▸ **Your objective**
In the data that follows, find each line containing "blockIdx" and copy it.

Listed records Block Start

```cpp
struct frame_stats {
    float mm[6];
    int32_t floor_[3];
    int32_t ceil_[3];
    int32_t mismatch;
    uint32_t redone;
};

struct assumed_stats {
    int32_t floor_[3];
    int32_t ceil_[3];
};

struct fused_args {
    const frame_io *frames;
    int n_frames;
    uint32_t width, height;
    uint32_t wq;
    uint32_t wq_magic;
    uint32_t tiles_per_frame;
    uint32_t chunks_per_frame;
    uint32_t groups;
    uint32_t xcd_layout;
    unsigned long long *block_clock;
    const uint32_t *slice_ranges;
    uint32_t *tail_ctr = nullptr;
    uint32_t tail_slices = 0;
    uint32_t range_stride = 0;
    const void *table;
    const void *table_src, *table_dst;
    const float *lut16;
    const void *table1;
    h2y::t1_sens sn;
    uint32_t tiles_magic;
    float *partial;
    uint32_t *redo_count;
    uint32_t *low_flag;
    const assumed_stats *assumed;
    h2y::pix_params pp;
};

struct fused_variant {
    int in_kind, out_kind, mode;
    int pipe;
    bool narrow;
    bool even_h;
    bool t1_ok = false;
    bool cols8 = false;
};

struct stats_args {
    const void *in[3];
    size_t npix;
    int vec_ok;
    float *partial;
};

struct final_args {
    const float *partial;
    const uint32_t *redo_count;
    uint32_t *low_flag;
    int nblk;
    frame_stats *out;
    int is_u16, src_bit_depth;
    int check;
    const assumed_stats *assumed;
    assumed_stats *publish;
    unsigned long long *block_clock;
    int grid;
    float *xcd_time;
    float *block_time = nullptr;
    uint32_t *tail_ctr = nullptr;
    int tail_n = 0;
};

struct fir_args {
    const frame_io *frames;
    int n_frames;
    const uint16_t *src_cb, *src_cr;
    uint16_t *dst_cb, *dst_cr;
// ... 197 lines not shown
```

hdr2yuv_amd/csrc/h2y_kernels.hip:

```cpp
#include <hip/hip_runtime.h>
#include <stdint.h>
#include <string.h>
#include <stdio.h>

#include "h2y_math.h"
#include "h2y_kernels.h"
#include "h2y_walk.h"
#include "h2y_device.h"

struct tile_pos {
    uint32_t tt;
    uint32_t q0, q1;
    bool row1;
};
__device__ __forceinline__ tile_pos tile_locate(uint32_t tt, uint32_t W, uint32_t H, uint32_t WQ, uint32_t magic)
{
    tile_pos t;
    uint32_t cg;
    (void)udiv_magic(tt, WQ, magic, cg);
    t.tt = tt;
    t.q0 = 2u * tt - cg;
    t.row1 = tt < WQ * (H >> 1);
    t.q1 = t.row1 ? t.q0 + WQ : t.q0;
    return t;
// ... 510 lines not shown
    const frame_io *frames;
    uint32_t *low_flag;
    uint32_t width, height, wq, wq_magic, tiles_per_frame, tiles_magic;
};
template <int IN_KIND, int OUT_KIND, int MODE, int PIPE>
__device__ __forceinline__ void redo_pass(const redo_ctx *rc, const pix_params *spp, const pq_recA *sA, const uint32_t *list,
                                                    uint32_t first, uint32_t cnt)
{
    const uint32_t lane = threadIdx.x & (WAVE - 1);
    if (lane >= cnt) return;
    const pq_recB *sB = reinterpret_cast<const pq_recB *>(sA + H2Y_PQ_NREC);
    uint32_t tt;
    const uint32_t f = udiv_magic(list[first + lane], rc->tiles_per_frame, rc->tiles_magic, tt);
    const frame_io io = rc->frames[f];
    const tile_pos t = tile_locate(tt, rc->width, rc->height, rc->wq, rc->wq_magic);
    tile_in v;
    tile_load<IN_KIND>(io, t, v);
    if (PIPE == H2Y_PIPE_PQ_IDENT && rc->low_flag) {
        float lo = min3f(min3f(v.g0[0], v.g0[1], v.g0[2]), min3f(v.g0[3], v.g1[0], v.g1[1]), min3f(v.g1[2], v.g1[3], v.b0[0]));
        lo = min3f(lo, min3f(v.b0[1], v.b0[2], v.b0[3]), min3f(v.b1[0], v.b1[1], v.b1[2]));
        lo = min3f(lo, min3f(v.b1[3], v.r0[0], v.r0[1]), min3f(v.r0[2], v.r0[3], v.r1[0]));
        lo = min3f(lo, min3f(v.r1[1], v.r1[2], v.r1[3]), lo);
        if (lo <= -1.0f) rc->low_flag[f] = 1u;
    }
    tile_out o;
    tile_exact<OUT_KIND, MODE, PIPE>(*spp, spp, sA, sB, v, o);
    tile_store<OUT_KIND>(io, t, rc->width, rc->height, o);
}
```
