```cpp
extern "C" int mopo_bnn_set_params(mopo_bnn_t hh, const float* const* arrs, int n) {
  Bnn* h = reinterpret_cast<Bnn*>(hh);
  MOPO_REQUIRE(h != nullptr, "mopo_bnn_set_params: NULL handle");
  MOPO_REQUIRE(n == (h->smv ? 16 : 14), "mopo_bnn_set_params: expected 16 (smv) or 14 arrays (.mat keys)");
  BnnDev& d = h->dev;
  const int E = h->E, IN = d.IN, H = h->H, D = d.D;
  const int KG0 = d.KG0, NBH = d.NBH, NBO = d.NBO;
  const int64_t hp = d.BS;
  const int64_t s_w0 = (int64_t)E * KG0 * NBH * 256, s_wh = 3LL * E * NBH * NBH * 256,
                s_whd = (int64_t)E * NBH * NBO * 256, s_b0 = E * hp, s_bh = 3 * E * hp,
                s_bhd = (int64_t)E * 3 * NBO * 16;
  const int64_t s_ws = (5LL * E + 63) / 64 * 64;
// ... 54 lines not shown
  }
  if (rc == 0) rc = pack(head.data(), head.size(), whd, H, 2 * D, NBH, NBO, 2);
  if (rc) return rc;
  {
    std::vector<float> aux((size_t)s_bhd, 0.f);
    for (int e = 0; e < E; ++e) {
      float* x = aux.data() + (size_t)e * 3 * NBO * 16;
      for (int sl = 0; sl < NBO * 16; ++sl) {
        const int c = head_col(sl, D);
        if (c < 0) continue;
        x[sl] = headb[(size_t)e * 2 * D + c];
        if (c >= D) {
          x[NBO * 16 + sl] = arrs[h->smv ? 14 : 12][c - D];
          x[2 * NBO * 16 + sl] = arrs[h->smv ? 15 : 13][c - D];
        }
      }
    }
    MOPO_HIP(hipMemcpy(bhd, aux.data(), aux.size() * sizeof(float), hipMemcpyHostToDevice));
  }
  if (h->dtype != 0 && rc == 0) {
    const int NB2 = d.NB2, KG = NB2 / 2, P = bf16_parts(h->dtype), KG0B = (KG0 + 1) / 2;
    const bool kpack = bnn_kpack(h->dtype, NB2, NBH, h->HD);
    const int64_t SLM = kpack ? (KG - 1) * P + 1 : KG * P;
    const int64_t f0 = (int64_t)E * KG0B * P * NB2, fh = 3LL * E * SLM * NB2, fd = (int64_t)E * SLM * NBO;
    if (!h->bbuf) MOPO_HIP(hipMalloc(&h->bbuf, (f0 + fh + fd) * 256 * sizeof(float)));
    h->bbuf_bytes = (f0 + fh + fd) * 256 * (int64_t)sizeof(float);
    float* b0f = reinterpret_cast<float*>(h->bbuf);
    float* bhf = b0f + f0 * 256;
    float* bdf = bhf + fh * 256;
    std::vector<float> scale_h(5 * E), inv_h(5 * E, 1.f);
    float* scale_d = nullptr;
    DevFree scale_guard{scale_d};
    if (h->dtype == DT_F16X3) MOPO_HIP(hipMalloc(&scale_d, E * sizeof(float)));
    auto member_scales = [&](const float* src, int K, int N, int layer) {
      for (int e = 0; e < E; ++e) {
        float m = 0.f;
        for (int64_t i = 0; i < (int64_t)K * N; ++i) m = std::max(m, std::fabs(src[(int64_t)e * K * N + i]));
        int ex = 0;
        if (m > 0.f && std::isfinite(m)) std::frexp(m, &ex);
        const int k = m > 0.f && std::isfinite(m) ? 15 - ex : 0;
        scale_h[layer * E + e] = std::ldexp(1.f, k);
        inv_h[layer * E + e] = std::ldexp(1.f, -k);
      }
    };
    int layer_idx = 0;
    auto packh = [&](const float* src, size_t nsrc, float* dst, int K, int N, int KGb, int NB, int perm_n,
                     bool pk = false) -> int {
      MOPO_HIP(hipMemcpy(stage, src, nsrc * sizeof(float), hipMemcpyHostToDevice));
      const int64_t mstride = (pk ? SLM : (int64_t)KGb * P) * NB;
      if (pk) {
        if (pack_frags_kpack(stage, (short*)dst, E, K, N, KGb, NB, perm_n, mstride, 0)) return -1;
        --KGb;
      }
      if (h->dtype == DT_F16X3) {
        member_scales(src, K, N, layer_idx);
        MOPO_HIP(hipMemcpy(scale_d, scale_h.data() + layer_idx * E, E * sizeof(float), hipMemcpyHostToDevice));
      }
      if (pack_frags16(stage, (short*)dst, E, K, N, KGb, NB, perm_n, P, h->dtype == DT_F16X3 ? scale_d : nullptr, mstride, 0))
        return -1;
      MOPO_HIP(hipDeviceSynchronize());
      ++layer_idx;
      return 0;
    };
    if (rc == 0) rc = packh(W[0], (size_t)E * IN * H, b0f, IN, H, KG0B, NB2, 1);
    for (int l = 0; l < 3 && rc == 0; ++l)
      rc = packh(W[1 + l], (size_t)E * H * H, bhf + (int64_t)l * E * SLM * NB2 * 256, H, H, KG, NB2, 1, kpack);
    if (rc == 0) rc = packh(head.data(), head.size(), bdf, H, 2 * D, KG, NBO, 2, kpack);
    if (rc == 0 && h->dtype == DT_F16X3)
      rc = hipMemcpy(wsc, inv_h.data(), 5 * E * sizeof(float), hipMemcpyHostToDevice) == hipSuccess ? 0
                                                                                                 : fail("bnn: scale copy");
    d.w0b = b0f; d.whb = bhf; d.whdb = bdf; d.wscale = wsc;
  }
  if (rc) return -1;
  MOPO_HIP(hipMemcpy(mu, arrs[0], IN * sizeof(float), hipMemcpyHostToDevice));
  MOPO_HIP(hipMemcpy(sg, arrs[1], IN * sizeof(float), hipMemcpyHostToDevice));
  MOPO_HIP(hipMemcpy(mx, maxlv, D * sizeof(float), hipMemcpyHostToDevice));
  MOPO_HIP(hipMemcpy(mn, minlv, D * sizeof(float), hipMemcpyHostToDevice));
  d.w0 = w0; d.wh = wh; d.whd = whd; d.b0 = b0; d.bh = bh; d.bhd = bhd;
  d.mu = mu; d.sigma = sg; d.maxlv = mx; d.minlv = mn;
  h->has_params = true;
  return 0;
}

extern "C" int mopo_bnn_predict(mopo_bnn_t hh, const void* x, int x_f64, int64_t B, float* mean,
                                float* var, void* stream) {
  Bnn* h = reinterpret_cast<Bnn*>(hh);
  MOPO_REQUIRE(h != nullptr, "mopo_bnn_predict: NULL handle");
  MOPO_REQUIRE(B >= 0 && B < (1LL << 31) / 32, "mopo_bnn_predict: batch too large");
  if (B == 0) return 0;
  MOPO_REQUIRE(x && mean && var, "mopo_bnn_predict: NULL pointer");
// ... 34 lines not shown
```

### mopo_amd/csrc/bnn_kernels.h

```cpp
#pragma once
#include "mlp_tile.h"

#include <type_traits>

#ifndef BNN_KPB
#define BNN_KPB 1
#endif
#ifndef BNN_MINB_WIDE
#define BNN_MINB_WIDE 2
#endif
#ifndef BNN_R13
#define BNN_R13 1
#endif
#ifndef BNN_FWD_WAVES
#define BNN_FWD_WAVES 4
#endif
#ifndef BNN_SPLIT_HOLD_F32
#define BNN_SPLIT_HOLD_F32 1
#endif
#ifndef BNN_SPLIT_MINB
#define BNN_SPLIT_MINB 3
#endif
#ifndef BNN_SPLIT_WAVES
#define BNN_SPLIT_WAVES 4
// ... 596 lines not shown
    layer2(w.whb + ((int64_t)l * E + e) * KG * P * NB2 * 256, hf, std::integral_constant<int, KG>{},
           w.bh + ((int64_t)l * E + e) * bs);
    to_input(lds_bias, inv_row * w.wscale[(1 + l) * E + e]);
  }
  f32x4 hd[NBO];
  layer_lds_split_f32<KG, NBO, WAVES, SLOT, P, 1, true, NBO, KH>(w.whdb + (int64_t)e * KG * P * NBO * 256, hf, hd,
                                                                 lds, wv, lane, s_in);
  const float f = inv_row * w.wscale[4 * E + e] * kNegLn2;
#pragma unroll
  for (int nb = 0; nb < NBO; ++nb) hd[nb] *= f;
  int lane_e;
  asm volatile("v_mbcnt_lo_u32_b32 %0, -1, 0\n\tv_mbcnt_hi_u32_b32 %0, -1, %0" : "=v"(lane_e));
  const int64_t row_e = (int64_t)((grp * WAVES + __builtin_amdgcn_readfirstlane(wv)) * 16 + (lane_e & 15));
  const bool ok_e = row_e < count;
  head_epilogue<NBO, MODE>(w, a, hd, e, row_e, count, g, w.bhd + (int64_t)e * 3 * NBO * 16,
                           (MODE == FWD_ROLLOUT && a.sel && ok_e) ? a.sel[row_e] : -1);
}
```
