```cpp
__global__ __launch_bounds__(64) void set_layout_kernel(EnvParams p, int max_walls, const int32_t* __restrict__ wall_rc,
                                                         const int32_t* __restrict__ n_walls,
                                                         const double* __restrict__ cam_params,
                                                         const int32_t* __restrict__ n_cams,
                                                         const int32_t* __restrict__ guard_paths,
                                                         const int32_t* __restrict__ guard_meta,
                                                         const double* __restrict__ guard_fov,
                                                         const int32_t* __restrict__ n_guards,
                                                         const int32_t* __restrict__ budget,
                                                         const uint8_t* __restrict__ mask,
                                                         uint8_t* __restrict__ valid_out) {
  __shared__ uint8_t g[kMaxDim * kMaxDim];
  __shared__ int cnt[4];
  const int e = blockIdx.x;
  if (mask && !mask[e]) return;
  const int lane = threadIdx.x;
  const int R = p.R, C = p.C;
  for (int i = lane; i < p.RC; i += 64) {
    const int r = i / C, c = i - (i / C) * C;
    g[i] = (r == 0 || r == R - 1 || c == 0 || c == C - 1) ? kWall : kEmpty;
  }
  __syncthreads();
  if (lane == 0) {
    g[p.sr * C + p.sc] = kStart;
    g[p.vr * C + p.vc] = kVault;
    const int total = budget[e];
    int spent = 0, nw = 0, nc = 0, ng = 0;
    auto placeable = [&](int r, int c) {
      return r > 0 && r < R - 1 && c > 0 && c < C - 1 && g[r * C + c] == kEmpty;
    };
    const int wn = min(n_walls[e], max_walls);
    for (int i = 0; i < wn; ++i) {
      const int r = wall_rc[((size_t)e * max_walls + i) * 2], c = wall_rc[((size_t)e * max_walls + i) * 2 + 1];
      if (placeable(r, c) && total - spent >= 1) {
        spent += 1;
        g[r * C + c] = kWall;
        ++nw;
      }
    }
    const int cn = min(n_cams[e], p.max_cams);
    for (int i = 0; i < cn; ++i) {
      const double* cp = cam_params + ((size_t)e * p.max_cams + i) * 6;
      const int r = (int)cp[0], c = (int)cp[1];
      if (placeable(r, c) && total - spent >= 3) {
        spent += 3;
        Cam cm;
        cm.fov = cp[2]; cm.heading = cp[3]; cm.speed = cp[4];
        cm.row = (int16_t)r; cm.col = (int16_t)c; cm.range = (int16_t)cp[5];
        cm.num_rays = (int16_t)num_rays_for(cm.fov);
        p.cams[(size_t)e * p.max_cams + nc] = cm;
        g[r * C + c] = kCamera;
        ++nc;
      }
    }
    const int gn = min(n_guards[e], p.max_guards);
    for (int i = 0; i < gn; ++i) {
      const int32_t* gm = guard_meta + ((size_t)e * p.max_guards + i) * 3;
      const int len = min(gm[0], p.max_path);
      if (len > 0 && total - spent >= 5) {
        spent += 5;
        const int32_t* src = guard_paths + ((size_t)e * p.max_guards + i) * p.max_path * 2;
        uint16_t* dst = p.paths + ((size_t)e * p.max_guards + ng) * p.max_path;
        for (int k = 0; k < len; ++k) {
          const int pr = min(max(src[2 * k], 0), R - 1), pc = min(max(src[2 * k + 1], 0), C - 1);
          dst[k] = (uint16_t)pack_rc(pr, pc);
        }
        Guard gd;
        gd.fov = guard_fov[(size_t)e * p.max_guards + i];
        gd.heading = 0.0;
        gd.idx = 0;
        int st = gm[1] % len;
        if (st < 0) st += len;
        gd.step = (int16_t)st;
        gd.len = (int16_t)len;
        gd.range = (int16_t)gm[2];
        gd.num_rays = (int16_t)num_rays_for(gd.fov);
        gd.pos = dst[0];
        gd.pos0 = dst[0];
        gd.hslot = kUncached;
        gd.nslot = kUncached;
        p.guards[(size_t)e * p.max_guards + ng] = gd;
        g[unpack_r(dst[0]) * C + unpack_c(dst[0])] = kGuard;
        ++ng;
      }
    }
    cnt[0] = nw; cnt[1] = nc; cnt[2] = ng; cnt[3] = spent;
  }
  __syncthreads();
  uint64_t m = 0;
  if (lane < R)
    for (int c = 0; c < C; ++c)
      if (g[lane * C + c] != kWall) m |= 1ull << c;
  const bool ok = bfs_wave(m, p.sr, p.sc, p.vr, p.vc);
  uint8_t* dst = p.grid + (size_t)e * p.RC;
  for (int i = lane; i < p.RC; i += 64) dst[i] = g[i];
  write_stop_map(p, e, g, lane, 64);
  if (lane == 0) {
    EnvScalars* s = p.scal + e;
    s->n_walls = cnt[0];
    s->n_cams = cnt[1];
    s->n_guards = cnt[2];
    s->spent = cnt[3];
    valid_out[e] = ok ? 1 : 0;
  }
}

template <int D>
__global__ __launch_bounds__(64) void guard_cone_kernel(EnvParams p, const uint8_t* __restrict__ mask) {
  extern __shared__ __align__(16) unsigned char smem[];
  __shared__ double heads[kConeSlots];
  __shared__ uint8_t arr[kConePath];
  __shared__ int n_heads;
  const int e = blockIdx.x, g = blockIdx.y;
  const int lane = threadIdx.x;
  if (mask && !mask[e]) return;
  if (g >= p.scal[e].n_guards) return;
  Guard* gp = p.guards + (size_t)e * p.max_guards + g;
  const Guard gd = *gp;
  const int len = gd.len;
  if (!p.guard_cones || len < 1 || len > kConePath || gd.range < 0 || gd.range > kConeRange) return;
  const int R = p.R, C = p.C;
  const EnvLds L = carve<D>(smem, R, C, 1, kConePath, 1);
  const uint8_t* ss = p.stop + (size_t)e * p.stop_bytes;
  for (int i = lane; i < p.stop_bytes; i += 64) expand_stop(L.wall, i, ss[i]);
  if (lane < len) L.path[lane] = p.paths[((size_t)e * p.max_guards + g) * p.max_path + lane];
  __syncthreads();
  if (lane == 0) {
    int nh = 1;
    heads[0] = gd.heading;
    for (int j = 0; j < len; ++j) {
      int i0 = j - gd.step;
      if (i0 < 0) i0 += len;
      const int dr = unpack_r(L.path[j]) - unpack_r(L.path[i0]), dc = unpack_c(L.path[j]) - unpack_c(L.path[i0]);
      if (len < 2 || (dr == 0 && dc == 0)) {
        arr[j] = kUncached;
        continue;
      }
      const double h = guard_heading_after(p, dr, dc, 0.0);
      int k = 0;
      while (k < nh && heads[k] != h) ++k;
      if (k == nh) {
        if (nh == kConeSlots) {
          nh = 0;
// ... 585 lines not shown
```

Measured before the change: 805.7 million.

## Detect solver from camera LDS plus cached guard cone before stamping cones

Moves guard-cone stamping out of the cast functions and after the detection/reset logic. Detection now uses the camera visibility byte plus a direct lookup into the cached guard cone bitmask, so the view is read once and cones are stamped only once per step. This removes the second stamp and re-read that previously happened on reset when guards had moved. The trade-off is more complex ordering, with a risk of divergence when cones are not cached or when frozen environments skip stamping.

```diff
diff --git a/rl-project-heist-architect-adversarial-reinforcement-learning-framework-cse4019_amd/csrc/heist_env.hip b/rl-project-heist-architect-adversarial-reinforcement-learning-framework-cse4019_amd/csrc/heist_env.hip
--- a/rl-project-heist-architect-adversarial-reinforcement-learning-framework-cse4019_amd/csrc/heist_env.hip
+++ b/rl-project-heist-architect-adversarial-reinforcement-learning-framework-cse4019_amd/csrc/heist_env.hip
@@ -2767,7 +2767,7 @@
       lds_st(__umul24(skip, (uint32_t)D) + a[u] + D, 1);
     }
   };
-  auto cast_fan = [&](int k, int n_uniq, int n_tie, int par, bool staged_wide) {
+  auto cast_fan = [&](int k, int n_uniq, int n_tie, bool staged_wide) {
 #pragma unroll
     for (int z = 0; z < D / 1024; ++z)
       reinterpret_cast<uint4*>(vis)[lane + 64 * z] = make_uint4(0u, 0u, 0u, 0u);
@@ -2806,13 +2806,11 @@
       }
       if (n_tie > 0) lean_tie_rays<D, PC>(smem, f, n_tie, cam_rc, s.n_cams, p.half_deg);
     }
-    LEAN_STAMP(2);
-    stamp_cones(L.cone, par);
   };
   auto wave_join = [&]() {
     if constexpr (NW == 2) asm volatile("s_waitcnt lgkmcnt(0)\n\ts_barrier" ::: "memory");
   };
-  auto cast_ivl = [&](int par) {
+  auto cast_ivl = [&]() {
     wave_join();
 #pragma unroll
     for (int z = wid; z < D / 1024; z += NW)
@@ -2880,16 +2878,14 @@
       }
       if (safe) march_at(cu.z >> 16, dj);
     }
-    LEAN_STAMP(2);
-    if (wid == 0) stamp_cones(L.cone, par);
     wave_join();
   };
-  auto cast = [&](int k, int n_uniq, int n_tie, int par, bool staged_wide) {
+  auto cast = [&](int k, int n_uniq, int n_tie, bool staged_wide) {
     if (ivl) {
-      cast_ivl(par);
+      cast_ivl();
     } else {
       wave_join();
-      if (wid == 0) cast_fan(k, n_uniq, n_tie, par, staged_wide);
+      if (wid == 0) cast_fan(k, n_uniq, n_tie, staged_wide);
       wave_join();
     }
   };
@@ -2919,7 +2915,7 @@
     const bool staged_wide = wide;
     const bool frozen = s.done != 0;
     double reward = 0.0;
-    int status = kAlreadyDone, curr = 0;
+    int status = kAlreadyDone, curr = 0, done_now = s.done;
     if (!frozen) {
       const int a = __builtin_amdgcn_readlane((int)vact, k & 63);
       const int nr = s.pos_r + (a == 1 ? -1 : (a == 2 ? 1 : 0)), nc = s.pos_c + (a == 3 ? -1 : (a == 4 ? 1 : 0));
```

Listed records Block End

▸ **Result**
  const int e = blockIdx.x;
  const int e = blockIdx.x, g = blockIdx.y;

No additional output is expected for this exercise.